The employee and three others barricaded themselves in an office, moving two loaded bookshelves against the door. She put a sticky note over the motion sensor for the light switch and laid flat on the floor for hours, before a SWAT team arrived to clear the floor.

At least four buildings were damaged by bullets, Monarez said in a statement Friday night. Photos shared by workers revealed glass windows shattered by bullet holes. One showed as many as 18 bullet holes in a single building.

One of the buildings included a containment lab of the highest biosecurity level, but under tight security and with reinforced walls. It was not hit in the attack. The CDC studies some of the most dangerous pathogens in the world, including Ebola and Marburg viruses and the bacteria that cause anthrax.
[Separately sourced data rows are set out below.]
constexpr int kCoverPat[4][2] = {{0, 2}, {0, 3}, {1, 2}, {1, 3}};
constexpr int kCoverMaps[4][4][4] = {
    {{1, 8, 6, 1}, {2, 6, 7, 3}, {6, 5, 5, 4}, {9, 2, 5, 2}},
    {{9, 9, 8, 0}, {8, 1, 1, 2}, {8, 1, 1, 2}, {4, 5, 0, 5}},
    {{6, 9, 3, 6}, {4, 0, 5, 9}, {4, 0, 5, 9}, {0, 7, 4, 3}},
    {{8, 1, 7, 8}, {6, 7, 2, 3}, {6, 7, 2, 3}, {7, 3, 4, 0}}};
constexpr int kCoverUsed[4] = {0xB, 0xF, 0xF, 0xF};
constexpr bool kCoverAlias[4] = {false, true, true, true};
constexpr int kCoverLoopSlot = 2;
__host__ __device__ constexpr bool cover_slot_used(int w, int s) { return (kCoverUsed[w] >> s) & 1; }
__host__ __device__ constexpr bool cover_owner(int w, int s, int q) {
  const int I = kCoverMaps[w][kCoverPat[s][0]][q], J = kCoverMaps[w][kCoverPat[s][1]][q];
  const int lo = I < J ? I : J, hi = I < J ? J : I;
  for (int w2 = 0; w2 <= w; w2++)
    for (int s2 = 0; s2 < 4; s2++)
      for (int q2 = 0; q2 < 4; q2++) {
        if (!cover_slot_used(w2, s2)) continue;
        if (w2 == w && (s2 > s || (s2 == s && q2 >= q))) return true;
        const int I2 = kCoverMaps[w2][kCoverPat[s2][0]][q2], J2 = kCoverMaps[w2][kCoverPat[s2][1]][q2];
        if ((I2 < J2 ? I2 : J2) == lo && (I2 < J2 ? J2 : I2) == hi) return false;
      }
  return true;
}
struct CoverOwnerTab { unsigned char m[4][4]; };
__host__ __device__ constexpr CoverOwnerTab cover_owner_tab() {
  CoverOwnerTab t{};
  for (int w = 0; w < 4; w++)
    for (int s = 0; s < 4; s++) {
      unsigned char bits = 0;
      for (int q = 0; q < 4; q++)
        if (cover_slot_used(w, s) && cover_owner(w, s, q)) bits = (unsigned char)(bits | (1u << q));
      t.m[w][s] = bits;
    }
  return t;
}
__device__ constexpr CoverOwnerTab kCoverOwner = cover_owner_tab();
__host__ __device__ constexpr int cover_pairs_owned() {
  int n = 0;
  for (int w = 0; w < 4; w++)
    for (int s = 0; s < 4; s++)
      for (int q = 0; q < 4; q++) n += (cover_slot_used(w, s) && cover_owner(w, s, q)) ? 1 : 0;
  return n;
}
static_assert(cover_pairs_owned() == 55, "the fragment cover must own every block pair of the 10 x 10 upper triangle exactly once");
__host__ __device__ constexpr bool cover_diagonals_in_loop_units() {
  for (int w = 0; w < 4; w++)
    for (int s = 0; s < 4; s++)
      for (int q = 0; q < 4; q++) {
        if (!cover_slot_used(w, s)) continue;
        const bool diag = kCoverMaps[w][kCoverPat[s][0]][q] == kCoverMaps[w][kCoverPat[s][1]][q];
        const bool loop = kCoverAlias[w] && s == kCoverLoopSlot;
        if (diag != loop) return false;
      }
  return !cover_slot_used(0, kCoverLoopSlot);
}
static_assert(cover_diagonals_in_loop_units(), "single-chain loop units: every diagonal block in slot 2 of a triangle wave, slot 2 of the rectangle wave unused");
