After: 6257 (median of 6 runs). 8.0% higher.

```diff
diff --git a/raytracingweekend.jl_amd/csrc/rtw_host.hpp b/raytracingweekend.jl_amd/csrc/rtw_host.hpp
--- a/raytracingweekend.jl_amd/csrc/rtw_host.hpp
+++ b/raytracingweekend.jl_amd/csrc/rtw_host.hpp
@@ -39,7 +39,7 @@
     void *scan;
     void *mf_ops;
     int mf_blocks;
-    float mf_sc, mf_sigma2, mf_oo_keep, mf_o1_coef, mf_o_max;
+    float mf_sc, mf_sigma2, mf_oo_keep, mf_o1_coef, mf_o_max, mf_mr;
     int n_huge, huge[2];
     void *p_mf_ops, *p_geom, *p_mat0, *p_mat1;
     unsigned short *p_orig;
diff --git a/raytracingweekend.jl_amd/csrc/rtw_launch.hip b/raytracingweekend.jl_amd/csrc/rtw_launch.hip
--- a/raytracingweekend.jl_amd/csrc/rtw_launch.hip
+++ b/raytracingweekend.jl_amd/csrc/rtw_launch.hip
@@ -276,7 +276,7 @@
             fprintf(stderr, "[rtw phase counts] per wave-iteration:");
             static const char *nm[32] = {0, 0, 0, 0, 0, 0, "blocks_without_candidate", "blocks", "iterations", "lanes_with_ray", "iterations_without_ray", "takers_pool_short", "takers_unserved",
                                          "list_entries", "exact_test_rounds", "exact_tests", "reject_trials", "R_executed", "H1_executed", "H1_rounds", "A_executed", "jobs_stored", "batches_set_up",
-                                         "H2_executed", "B_executed", "F_normalize_executed", "sign_collections", "blocks_recording", "explode_iterations", "reject_trials_3_draws", 0, 0};
+                                         "H2_executed", "B_executed", "F_normalize_executed", "sign_collections", "blocks_recording", "explode_iterations", "reject_trials_3_draws", "half_blocks", "half_blocks_settled_coarse"};
             for (int k = 6; k < 32; ++k) if (nm[k]) fprintf(stderr, " %s=%.4f", nm[k], (double)c.phase[k] / (double)c.phase[8]);
             fprintf(stderr, "\n");
         }
diff --git a/raytracingweekend.jl_amd/csrc/rtw_mfma_operands.hpp b/raytracingweekend.jl_amd/csrc/rtw_mfma_operands.hpp
--- /dev/null
+++ b/raytracingweekend.jl_amd/csrc/rtw_mfma_operands.hpp
@@ -0,0 +1,143 @@
+#pragma once
+#include <cmath>
+#include <cstdint>
+#include <cstring>
+
+namespace rtwh {
+
+inline double f16_rn(double x) {
+    if (x == 0.0) return x;
+    int e;
+    (void)std::frexp(std::fabs(x), &e);
+    int q = e - 11;
+    if (q < -24) q = -24;
+    return std::ldexp(std::nearbyint(std::ldexp(x, -q)), q);
+}
+inline double f16_up(double x) {
+    double h = f16_rn(x);
+    if (h < x) {
+        int e;
+        (void)std::frexp(std::fabs(h), &e);
+        int q = (h == 0.0 ? -24 : e - 11);
+        if (h < 0.0 && std::ldexp(1.0, e - 1) == -h) q -= 1;
+        if (q < -24) q = -24;
+        h += std::ldexp(1.0, q);
+    }
+    return h;
+}
+inline unsigned f16_bits(double h) {
+    if (h == 0.0) return std::signbit(h) ? 0x8000u : 0u;
+    const unsigned sign = h < 0.0 ? 0x8000u : 0u;
+    int e;
+    const double m = std::frexp(std::fabs(h), &e);
+    if (e - 1 < -14) return sign | (unsigned)std::ldexp(std::fabs(h), 24);
+    return sign | ((unsigned)(e - 1 + 15) << 10) | ((unsigned)std::ldexp(m, 11) & 0x3ffu);
+}
+inline double f16_value(unsigned b) {
+    const double sign = (b & 0x8000u) ? -1.0 : 1.0;
+    const int ex = (int)((b >> 10) & 31u), fr = (int)(b & 0x3ffu);
+    if (ex == 0) return sign * std::ldexp((double)fr, -24);
+    return sign * std::ldexp((double)(fr + 1024), ex - 25);
+}
+inline void f16_split(float x, double &p1, double &p2) {
+    p1 = f16_rn((double)x);
+    p2 = f16_rn((double)x - p1);
+}
+
+#define RTW_MF_MS_C2 (1.01 * (1.506 * 0x1p-10 + 3.1 * 0x1p-20))
+#define RTW_MF_MS_R2 (1.01 * 1.1 * 0x1p-20)
+#define RTW_MF_MS_FLOOR 0x1p-19
+#define RTW_MF_MR_O2 (1.01 * (0.502 * 0x1p-10 + 1.003 * 0x1p-11 + 2.1 * 0x1p-20))
+#define RTW_MF_MR_FLOOR 0x1p-9f
+struct MfmaScales {
+    double sc, sig2, phi_c, phi_k;
+    float keep, coef, o_max, mr;
+};
+inline bool mfma_scales(double emax, MfmaScales *S) {
+    if (!(emax > 0) || !std::isfinite(emax)) return false;
+    int ex = 0;
+    (void)std::frexp(emax, &ex);
+    if (ex > 40 || ex < -40) return false;
+    S->sc = std::ldexp(1.0, 8 - ex); S->sig2 = S->sc * S->sc;
+    S->phi_c = std::ldexp(1.0, -25) / S->sc; S->phi_k = std::ldexp(1.0, -20) / S->sig2;
+    const double A_S = std::ldexp(1.0, -17);
+    float keep = (float)(1.0 - 1.02 * 2 * A_S);
+    if ((double)keep > 1.0 - 1.02 * 2 * A_S) keep = std::nextafter(keep, 0.0f);
+    S->keep = keep;
+    float coef = (float)(1.02 * 9 * S->phi_c);
+    if ((double)coef < 1.02 * 9 * S->phi_c) coef = std::nextafter(coef, INFINITY);
+    S->coef = coef;
+    S->o_max = (float)(std::ldexp(1.0, 13) / S->sc);
+    float mr = (float)(RTW_MF_MR_O2 * S->sig2);
+    if ((double)mr < RTW_MF_MR_O2 * S->sig2) mr = std::nextafter(mr, INFINITY);
+    S->mr = mr;
+    return true;
+}
+
+struct MfmaSphereRow { double q1[6], q2[6], l1[3], l2[3], k1, k2, kx; };
+inline void mfma_sphere_row(bool in_filter, double cx, double cy, double cz, double r2, const MfmaScales &S, MfmaSphereRow *R) {
+    double fq[6] = {0, 0, 0, 0, 0, 0}, fl[3] = {0, 0, 0};
+    double kx = -1073741824.0, fold = 0.0;
+    if (in_filter) {
+        const double c2 = cx * cx + cy * cy + cz * cz;
+        const double A_S = std::ldexp(1.0, -17), A_r = std::ldexp(12.0, -22);
+        const double Gs = 1.02 * ((2 * A_S + A_r) * c2 + A_r * r2 + 9 * S.phi_c * (std::fabs(cx) + std::fabs(cy) + std::fabs(cz)) + 1.5 * S.phi_k);
+        kx = (r2 - c2 + Gs) * S.sig2;
+        fold = (RTW_MF_MS_C2 * c2 + RTW_MF_MS_R2 * r2) * S.sig2 + RTW_MF_MS_FLOOR;
+        const double hs = 0.5 * S.sig2;
+        fq[0] = cx * cx * hs; fq[1] = cy * cy * hs; fq[2] = cz * cz * hs; fq[3] = cx * cy * hs; fq[4] = cx * cz * hs; fq[5] = cy * cz * hs;
+        fl[0] = cx * S.sc; fl[1] = cy * S.sc; fl[2] = cz * S.sc;
+    }
+    for (int k = 0; k < 6; ++k) f16_split((float)fq[k], R->q1[k], R->q2[k]);
+    for (int k = 0; k < 3; ++k) f16_split((float)fl[k], R->l1[k], R->l2[k]);
+    R->kx = kx;
+    R->k1 = f16_up((kx + fold) / 32768.0);
+    R->k2 = f16_up((kx - 32768.0 * R->k1) / 16.0);
+}
+inline void mfma_sphere_words(const MfmaSphereRow &R, int H, uint32_t m1[4], uint32_t m2[4]) {
+    auto pk = [](double lo, double hi) { return (uint32_t)(f16_bits(lo) | (f16_bits(hi) << 16)); };
+    if (H == 0) {
+        m1[0] = pk(R.q1[0], R.q1[1]); m1[1] = pk(R.q1[2], R.q1[3]); m1[2] = pk(R.q1[4], R.q1[5]); m1[3] = pk(R.l1[1], R.l2[1]);
+        m2[0] = pk(R.q2[0], R.q1[0]); m2[1] = pk(R.q2[1], R.q1[1]); m2[2] = pk(R.q2[2], R.q1[2]); m2[3] = pk(R.q2[3], R.q1[3]);
+    } else {
+        m1[0] = pk(R.l2[0], R.l1[0]); m1[1] = pk(R.l2[2], R.l1[2]); m1[2] = pk(R.l1[0], R.l1[2]); m1[3] = pk(R.k1, 32768.0);
+        m2[0] = pk(R.q2[4], R.q1[4]); m2[1] = pk(R.q2[5], R.q1[5]); m2[2] = pk(R.l1[1], R.k2); m2[3] = pk(16.0, 16.0);
+    }
+}
+
+struct MfmaRayWords { uint32_t g0[8], g1[8]; bool ok; float tx; };
+inline void mfma_ray_words(const float o[3], const float d[3], bool has_ray, const MfmaScales &S, MfmaRayWords *Wd) {
+    const float ox = o[0], oy = o[1], oz = o[2], dx = d[0], dy = d[1], dz = d[2];
+    const float sc = (float)S.sc, sig2 = (float)S.sig2;
+    const float s2 = std::fmaf(dz, dz, std::fmaf(dy, dy, dx * dx));
+    const float oinf = std::fmax(std::fmax(std::fabs(ox), std::fabs(oy)), std::fabs(oz));
+    const bool ok = has_ray && s2 <= 1.0009f && oinf <= S.o_max;
+    const float q = std::fmaf(oz, dz, std::fmaf(oy, dy, ox * dx));
+    const float oo = std::fmaf(oz, oz, std::fmaf(oy, oy, ox * ox));
+    const float o1 = (std::fabs(ox) + std::fabs(oy)) + std::fabs(oz);
+    const float oop = std::fmaf(oo, S.keep, -(S.coef * o1));
+    const float tq = sig2 * std::fmaf(q, q, -oop);
+    const float z = ok ? 1.0f : 0.0f, z2 = z + z, zs2 = z2 * sc;
+    const float fp[3] = {std::fmaf(-q, dx, ox) * zs2, std::fmaf(-q, dy, oy) * zs2, std::fmaf(-q, dz, oz) * zs2};
+    const float dx2 = dx * z2, dy2 = dy * z2, dz2 = dz * z2;
+    const float fq[6] = {dx2 * dx, dy2 * dy, dz2 * dz, (dx2 + dx2) * dy, (dx2 + dx2) * dz, (dy2 + dy2) * dz};
+    const float tx = ok ? tq : (has_ray ? 60000.0f * 32768.0f : -60000.0f * 32768.0f);
+    const float um = std::fmaf(oo, S.mr, RTW_MF_MR_FLOOR);
+    const float txm = tx + (ok ? um : 0.0f);
+    double q1[6], q2[6], p1[3], p2[3], t2, t3;
+    for (int k = 0; k < 6; ++k) f16_split(fq[k], q1[k], q2[k]);
+    for (int k = 0; k < 3; ++k) f16_split(fp[k], p1[k], p2[k]);
+    const double t1 = f16_rn((double)(txm * (1.0f / 32768.0f)));
+    const float trem = std::fmaf(-32768.0f, (float)t1, tx);
+    f16_split(trem * (1.0f / 16.0f), t2, t3);
+    const double big = ok ? 32768.0 : 0.0, small = ok ? 16.0 : 0.0;
+    auto pk = [](double lo, double hi) { return (uint32_t)(f16_bits(lo) | (f16_bits(hi) << 16)); };
+    const uint32_t a0[8] = {pk(q1[0], q1[1]), pk(q1[2], q1[3]), pk(q1[4], q1[5]), pk(p1[1], p1[1]),
+                            pk(q1[0], q2[0]), pk(q1[1], q2[1]), pk(q1[2], q2[2]), pk(q1[3], q2[3])};
+    const uint32_t a1[8] = {pk(p1[0], p2[0]), pk(p1[2], p2[2]), pk(p1[0], p1[2]), pk(big, t1),
+                            pk(q1[4], q2[4]), pk(q1[5], q2[5]), pk(p2[1], small), pk(t2, t3)};
+    std::memcpy(Wd->g0, a0, sizeof a0); std::memcpy(Wd->g1, a1, sizeof a1);
+    Wd->ok = ok; Wd->tx = tx;
+}
+
+}
diff --git a/raytracingweekend.jl_amd/csrc/rtw_probes.hpp b/raytracingweekend.jl_amd/csrc/rtw_probes.hpp
--- a/raytracingweekend.jl_amd/csrc/rtw_probes.hpp
+++ b/raytracingweekend.jl_amd/csrc/rtw_probes.hpp
@@ -17,11 +17,12 @@
         for (int k = 0; k < 6; ++k) sq_[k] = split_f16(fq_[k]);                                                                             \
         for (int k = 0; k < 3; ++k) sp_[k] = split_f16(fp_[k]);                                                                             \
         const float tx_ = ok ? tq_ : tx;                                                                                                    \
-        const _Float16 t1_ = (_Float16)(tx_ * (1.0f / 32768.0f));                                                                           \
-        const unsigned x23_ = split_f16((tx_ - 32768.0f * (float)t1_) * (1.0f / 16.0f));                                                    \
-        const unsigned a0[8] = {dup(sq_[0]), cat(sq_[0], sq_[1]), sq_[1], dup(sq_[2]), sq_[5], dup(sp_[0]), cat(sp_[0], sp_[1]), sp_[1]};   \
-        const unsigned a1[8] = {cat(sq_[2], sq_[3]), sq_[3], dup(sq_[4]), cat(sq_[4], sq_[5]), dup(sp_[2]), cat(sp_[2], sb),                \
-                                ss | ((unsigned)__builtin_bit_cast(unsigned short, t1_) << 16), x23_};                                      \
+        const float txm_ = tx_ + (ok ? __builtin_fmaf(oo_, w.mf_mr, 0x1p-9f) : 0.0f);                                                       \
+        const _Float16 t1_ = (_Float16)(txm_ * (1.0f / 32768.0f));                                                                          \
+        const unsigned x23_ = split_f16(__builtin_fmaf(-32768.0f, (float)t1_, tx_) * (1.0f / 16.0f));                                       \
+        const unsigned a0[8] = {lead(sq_[0], sq_[1]), lead(sq_[2], sq_[3]), lead(sq_[4], sq_[5]), dup(sp_[1]), sq_[0], sq_[1], sq_[2], sq_[3]};\
+        const unsigned a1[8] = {sp_[0], sp_[2], lead(sp_[0], sp_[2]), sb | ((unsigned)__builtin_bit_cast(unsigned short, t1_) << 16),       \
+                                sq_[4], sq_[5], cat(sp_[1], ss), x23_};                                                                     \
         for (int k = 0; k < 8; ++k) {                                                                                                       \
             const auto sw2 = __builtin_amdgcn_permlane32_swap(a0[k], a1[k], false, false);                                                  \
             __asm__ volatile("" :: "v"(sw2[0]), "v"(sw2[1]));                                                                               \
diff --git a/raytracingweekend.jl_amd/csrc/rtw_scan.hpp b/raytracingweekend.jl_amd/csrc/rtw_scan.hpp
--- a/raytracingweekend.jl_amd/csrc/rtw_scan.hpp
+++ b/raytracingweekend.jl_amd/csrc/rtw_scan.hpp
@@ -22,6 +22,7 @@
     float mf_oo_keep;
     float mf_o1_coef;
     float mf_o_max;
+    float mf_mr;
     int n_huge, huge[2];
     int numerics;
     const unsigned short *orig;
diff --git a/raytracingweekend.jl_amd/csrc/rtw_scan_mfma.hpp b/raytracingweekend.jl_amd/csrc/rtw_scan_mfma.hpp
--- a/raytracingweekend.jl_amd/csrc/rtw_scan_mfma.hpp
+++ b/raytracingweekend.jl_amd/csrc/rtw_scan_mfma.hpp
@@ -55,6 +55,9 @@
 #endif
 #ifndef RTW_PRECHECK_GROUPS
 #define RTW_PRECHECK_GROUPS 1
+#endif
+#ifndef RTW_TWO_STAGE
+#define RTW_TWO_STAGE 1
 #endif
 #ifndef RTW_SCAN_SKIP
 #define RTW_SCAN_SKIP 1
@@ -147,6 +150,7 @@
                                               const MfmaCull *mc = nullptr, ORIG orig = ORIG(), SINK sink = SINK()) {
     constexpr bool HAS_ORIG = !__is_same(ORIG, NoOrig);
     constexpr bool CULLED = VOTE;
+    constexpr bool TWO_STAGE = RTW_TWO_STAGE != 0 && !VOTE;
     static_assert(HAS_ORIG || !VOTE, "the group cull's order comes with its index array");
     auto rad = [&]() -> const typename Vec4<T>::type * { if constexpr (CULLED) return (const typename Vec4<T>::type *)mc->mat0; else return w.mat0; };
     const float ox = (float)o.x, oy = (float)o.y, oz = (float)o.z, dx = (float)d.x, dy = (float)d.y, dz = (float)d.z;
@@ -222,22 +226,30 @@
         __asm__("" : "+s"(q));
         A1 = __builtin_bit_cast(uint4, q[(size_t)lane]); A2 = __builtin_bit_cast(uint4, q[(size_t)lane + 64u]);
     };
+    [[maybe_unused]] auto fetch_row = [&](int b, uint4 &A, unsigned row) {
+        typedef unsigned u4 __attribute__((ext_vector_type(4)));
+        const __attribute__((address_space(1))) u4 *q = (const __attribute__((address_space(1))) u4 *)pa_of(b);
+        __asm__("" : "+s"(q));
+        A = __builtin_bit_cast(uint4, q[(size_t)lane + row]);
+    };
     if constexpr (!CULLED) fetch(0);
     unsigned sq[6], sp[3];
 #pragma unroll
     for (int k = 0; k < 6; ++k) sq[k] = split_f16(fq[k]);
 #pragma unroll
     for (int k = 0; k < 3; ++k) sp[k] = split_f16(fp[k]);
-    const _Float16 t1 = (_Float16)(tx * (1.0f / 32768.0f));
-    const float trem = tx - 32768.0f * (float)t1;
+    const float txm = tx + (ok ? __builtin_fmaf(oo, w.mf_mr, 0x1p-9f) : 0.0f);
+    const _Float16 t1 = (_Float16)(txm * (1.0f / 32768.0f));
+    const float trem = __builtin_fmaf(-32768.0f, (float)t1, tx);
     const unsigned x23 = split_f16(trem * (1.0f / 16.0f));
     const unsigned sb = ok ? 0x7800u : 0u, ss = ok ? 0x4c00u : 0u;
     auto dup = [](unsigned v) { return __builtin_amdgcn_perm(v, v, 0x01000100u); };
     auto cat = [](unsigned a, unsigned b) { return __builtin_amdgcn_alignbit(b, a, 16); };
-    const unsigned g0[8] = {dup(sq[0]), cat(sq[0], sq[1]), sq[1], dup(sq[2]),
-                            sq[5], dup(sp[0]), cat(sp[0], sp[1]), sp[1]};
-    const unsigned g1[8] = {cat(sq[2], sq[3]), sq[3], dup(sq[4]), cat(sq[4], sq[5]),
-                            dup(sp[2]), cat(sp[2], sb), ss | ((unsigned)__builtin_bit_cast(unsigned short, t1) << 16), x23};
+    auto lead = [](unsigned a, unsigned b) { return __builtin_amdgcn_perm(b, a, 0x05040100u); };
+    const unsigned g0[8] = {lead(sq[0], sq[1]), lead(sq[2], sq[3]), lead(sq[4], sq[5]), dup(sp[1]),
+                            sq[0], sq[1], sq[2], sq[3]};
+    const unsigned g1[8] = {sp[0], sp[2], lead(sp[0], sp[2]), sb | ((unsigned)__builtin_bit_cast(unsigned short, t1) << 16),
+                            sq[4], sq[5], cat(sp[1], ss), x23};
     unsigned h0[8], h1[8];
 #pragma unroll
     for (int k = 0; k < 8; ++k) {
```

Health Secretary Robert F. Kennedy Jr., who oversees the CDC, did not make a statement Friday. Late Saturday morning, more than 30 minutes after posting photos of himself fishing on social media, Kennedy posted condolences on his official X account and pledged to support CDC employees.

Kennedy has previously called the CDC a “cesspool of corruption” and a fascist enterprise. He has accused the agency’s scientists of ignoring vaccine harms to children, comparing it to the Catholic Church’s cover-up of child sex abuse. He has also disparaged the COVID-19 vaccine, calling it the “deadliest” vaccine ever made.